▸ **Problem requirements**
Could you return the data below exactly as it appears?

▸ **Data to process**
━━━━━━
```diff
@@ -1136,6 +1247,11 @@
     } else {
         for (size_t c = 0; c < n_ch; ++c) ch_pt[0][c] = challenges_host[0][c];
     }
+    if (allow_host && S->shard_world <= 1 && (int64_t)S->gate_progs.size() * P <= tuning::get_or(tuning::PG_ROW0_HOST_MAX, tuning::PG_ROW0_HOST_MAX_DEFAULT)) {
+        S->last_row0_route = 1;
+        return pg_row0_values_host(S, fold, g_int, P, W_dev, ch_pt, n_ch, wcoef, J, st, out, err);
+    }
+    if (allow_host) S->last_row0_route = 0;
     const bool sweep = S->pg_spec_id >= 0 && S->k >= 10 && (!fold || g_int) && P <= DMAX + 1;
     const uint32_t lpt = 8;
     uint32_t max_slots = 1;
@@ -1734,6 +1850,34 @@
     return 0;
 }
 
+void pg_note_K_route(Structure *S, int route) { S->last_K_route = route; }
+bool pg_K_closed_ok(size_t n_G, size_t instances_to_fold, uint32_t log_domain_K) {
+    return log_domain_K <= 8 && pg_K_host_ok(n_G, instances_to_fold, log_domain_K) && tuning::get_or(tuning::PG_K_HOST, 1) != 0;
+}
+int pg_K_from_G_closed(Structure *S, const fe_t *polyG_host, size_t n_G, const fe_t &f_alpha, size_t instances_to_fold, uint32_t log_domain_K,
+                       fe_t *out_host, std::string &err) {
+    if (!pg_K_host_ok(n_G, instances_to_fold, log_domain_K)) { err = "internal: K in closed form outside its guard"; return 5; }
+    struct Consts { fe_t inv_n, inv_c1; bool zero_z = false; };
+    static std::mutex mu;
+    static std::map<std::pair<uint32_t, size_t>, Consts> cache;
+    Consts c;
+    {
+        std::lock_guard<std::mutex> lk(mu);
+        auto it = cache.find({log_domain_K, instances_to_fold});
+        if (it == cache.end()) {
+            Consts n;
+            const fe_t c1 = Fr::sub(Fr::pow_u64(ntt::zeta(), (uint64_t)1 << log_domain_K), Fr::one());
+            n.zero_z = Fr::is_zero(c1);
+            n.inv_n = Fr::inv(Fr::from_u64(instances_to_fold));
+            n.inv_c1 = n.zero_z ? Fr::zero() : Fr::inv(c1);
+            it = cache.emplace(std::make_pair(log_domain_K, instances_to_fold), n).first;
+        }
+        c = it->second;
+    }
+    if (c.zero_z) { err = "Z(X) must be not equal to 0"; return 4; }
+    return pg_K_host(polyG_host, n_G, f_alpha, instances_to_fold, log_domain_K, c.inv_n, c.inv_c1, out_host, err);
+}
+
 int pg_K_from_G_values(Structure *S, const fe_t *vals_host, uint32_t n, const fe_t &f_alpha, size_t instances_to_fold, uint32_t log_domain_K,
                        hipStream_t st, fe_t *out_host, std::string &err) {
     static thread_local ThreadArena scratch;
diff --git a/sirius_amd/csrc/tuning.h b/sirius_amd/csrc/tuning.h
--- a/sirius_amd/csrc/tuning.h
+++ b/sirius_amd/csrc/tuning.h
@@ -20,8 +20,11 @@
     NO_JIT,
     MSM_COMPACT,
     PG_COMPAT_TREE,
+    PG_ROW0_HOST_MAX,
+    PG_K_HOST,
     N_TUNABLES
 };
+constexpr int64_t PG_ROW0_HOST_MAX_DEFAULT = 32;
 
 constexpr int64_t UNSET = INT64_MIN;
 
diff --git a/sirius_amd/csrc/tuning.hip b/sirius_amd/csrc/tuning.hip
--- a/sirius_amd/csrc/tuning.hip
+++ b/sirius_amd/csrc/tuning.hip
@@ -8,7 +8,8 @@
 
 static std::atomic<int64_t> g_val[N_TUNABLES];
 static const char *const kNames[N_TUNABLES] = {"msm_sort", "msm_l0", "msm_wide", "msm_wide_min", "msm_slots", "msm_slot_log", "msm_expect_ovf",
-                                               "msm_quad_max", "commit_chunks", "pg_f_eval", "pg_g_fft", "jit_always", "no_jit", "msm_compact", "pg_compat_tree"};
+                                               "msm_quad_max", "commit_chunks", "pg_f_eval", "pg_g_fft", "jit_always", "no_jit", "msm_compact", "pg_compat_tree",
+                                               "pg_row0_host_max", "pg_k_host"};
 static struct Init {
     Init() { for (auto &v : g_val) v.store(UNSET, std::memory_order_relaxed); }
 } g_init;
```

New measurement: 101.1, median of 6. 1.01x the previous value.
━━━━━━
▸ **Response**
```diff
@@ -1136,6 +1247,11 @@
     } else {
         for (size_t c = 0; c < n_ch; ++c) ch_pt[0][c] = challenges_host[0][c];
     }
+    if (allow_host && S->shard_world <= 1 && (int64_t)S->gate_progs.size() * P <= tuning::get_or(tuning::PG_ROW0_HOST_MAX, tuning::PG_ROW0_HOST_MAX_DEFAULT)) {
+        S->last_row0_route = 1;
+        return pg_row0_values_host(S, fold, g_int, P, W_dev, ch_pt, n_ch, wcoef, J, st, out, err);
+    }
+    if (allow_host) S->last_row0_route = 0;
     const bool sweep = S->pg_spec_id >= 0 && S->k >= 10 && (!fold || g_int) && P <= DMAX + 1;
     const uint32_t lpt = 8;
     uint32_t max_slots = 1;
@@ -1734,6 +1850,34 @@
     return 0;
 }
 
+void pg_note_K_route(Structure *S, int route) { S->last_K_route = route; }
+bool pg_K_closed_ok(size_t n_G, size_t instances_to_fold, uint32_t log_domain_K) {
+    return log_domain_K <= 8 && pg_K_host_ok(n_G, instances_to_fold, log_domain_K) && tuning::get_or(tuning::PG_K_HOST, 1) != 0;
+}
+int pg_K_from_G_closed(Structure *S, const fe_t *polyG_host, size_t n_G, const fe_t &f_alpha, size_t instances_to_fold, uint32_t log_domain_K,
+                       fe_t *out_host, std::string &err) {
+    if (!pg_K_host_ok(n_G, instances_to_fold, log_domain_K)) { err = "internal: K in closed form outside its guard"; return 5; }
+    struct Consts { fe_t inv_n, inv_c1; bool zero_z = false; };
+    static std::mutex mu;
+    static std::map<std::pair<uint32_t, size_t>, Consts> cache;
+    Consts c;
+    {
+        std::lock_guard<std::mutex> lk(mu);
+        auto it = cache.find({log_domain_K, instances_to_fold});
+        if (it == cache.end()) {
+            Consts n;
+            const fe_t c1 = Fr::sub(Fr::pow_u64(ntt::zeta(), (uint64_t)1 << log_domain_K), Fr::one());
+            n.zero_z = Fr::is_zero(c1);
+            n.inv_n = Fr::inv(Fr::from_u64(instances_to_fold));
+            n.inv_c1 = n.zero_z ? Fr::zero() : Fr::inv(c1);
+            it = cache.emplace(std::make_pair(log_domain_K, instances_to_fold), n).first;
+        }
+        c = it->second;
+    }
+    if (c.zero_z) { err = "Z(X) must be not equal to 0"; return 4; }
+    return pg_K_host(polyG_host, n_G, f_alpha, instances_to_fold, log_domain_K, c.inv_n, c.inv_c1, out_host, err);
+}
+
 int pg_K_from_G_values(Structure *S, const fe_t *vals_host, uint32_t n, const fe_t &f_alpha, size_t instances_to_fold, uint32_t log_domain_K,
                        hipStream_t st, fe_t *out_host, std::string &err) {
     static thread_local ThreadArena scratch;
diff --git a/sirius_amd/csrc/tuning.h b/sirius_amd/csrc/tuning.h
--- a/sirius_amd/csrc/tuning.h
+++ b/sirius_amd/csrc/tuning.h
@@ -20,8 +20,11 @@
     NO_JIT,
     MSM_COMPACT,
     PG_COMPAT_TREE,
+    PG_ROW0_HOST_MAX,
+    PG_K_HOST,
     N_TUNABLES
 };
+constexpr int64_t PG_ROW0_HOST_MAX_DEFAULT = 32;
 
 constexpr int64_t UNSET = INT64_MIN;
 
diff --git a/sirius_amd/csrc/tuning.hip b/sirius_amd/csrc/tuning.hip
--- a/sirius_amd/csrc/tuning.hip
+++ b/sirius_amd/csrc/tuning.hip
@@ -8,7 +8,8 @@
 
 static std::atomic<int64_t> g_val[N_TUNABLES];
 static const char *const kNames[N_TUNABLES] = {"msm_sort", "msm_l0", "msm_wide", "msm_wide_min", "msm_slots", "msm_slot_log", "msm_expect_ovf",
-                                               "msm_quad_max", "commit_chunks", "pg_f_eval", "pg_g_fft", "jit_always", "no_jit", "msm_compact", "pg_compat_tree"};
+                                               "msm_quad_max", "commit_chunks", "pg_f_eval", "pg_g_fft", "jit_always", "no_jit", "msm_compact", "pg_compat_tree",
+                                               "pg_row0_host_max", "pg_k_host"};
 static struct Init {
     Init() { for (auto &v : g_val) v.store(UNSET, std::memory_order_relaxed); }
 } g_init;
```

New measurement: 101.1, median of 6. 1.01x the previous value.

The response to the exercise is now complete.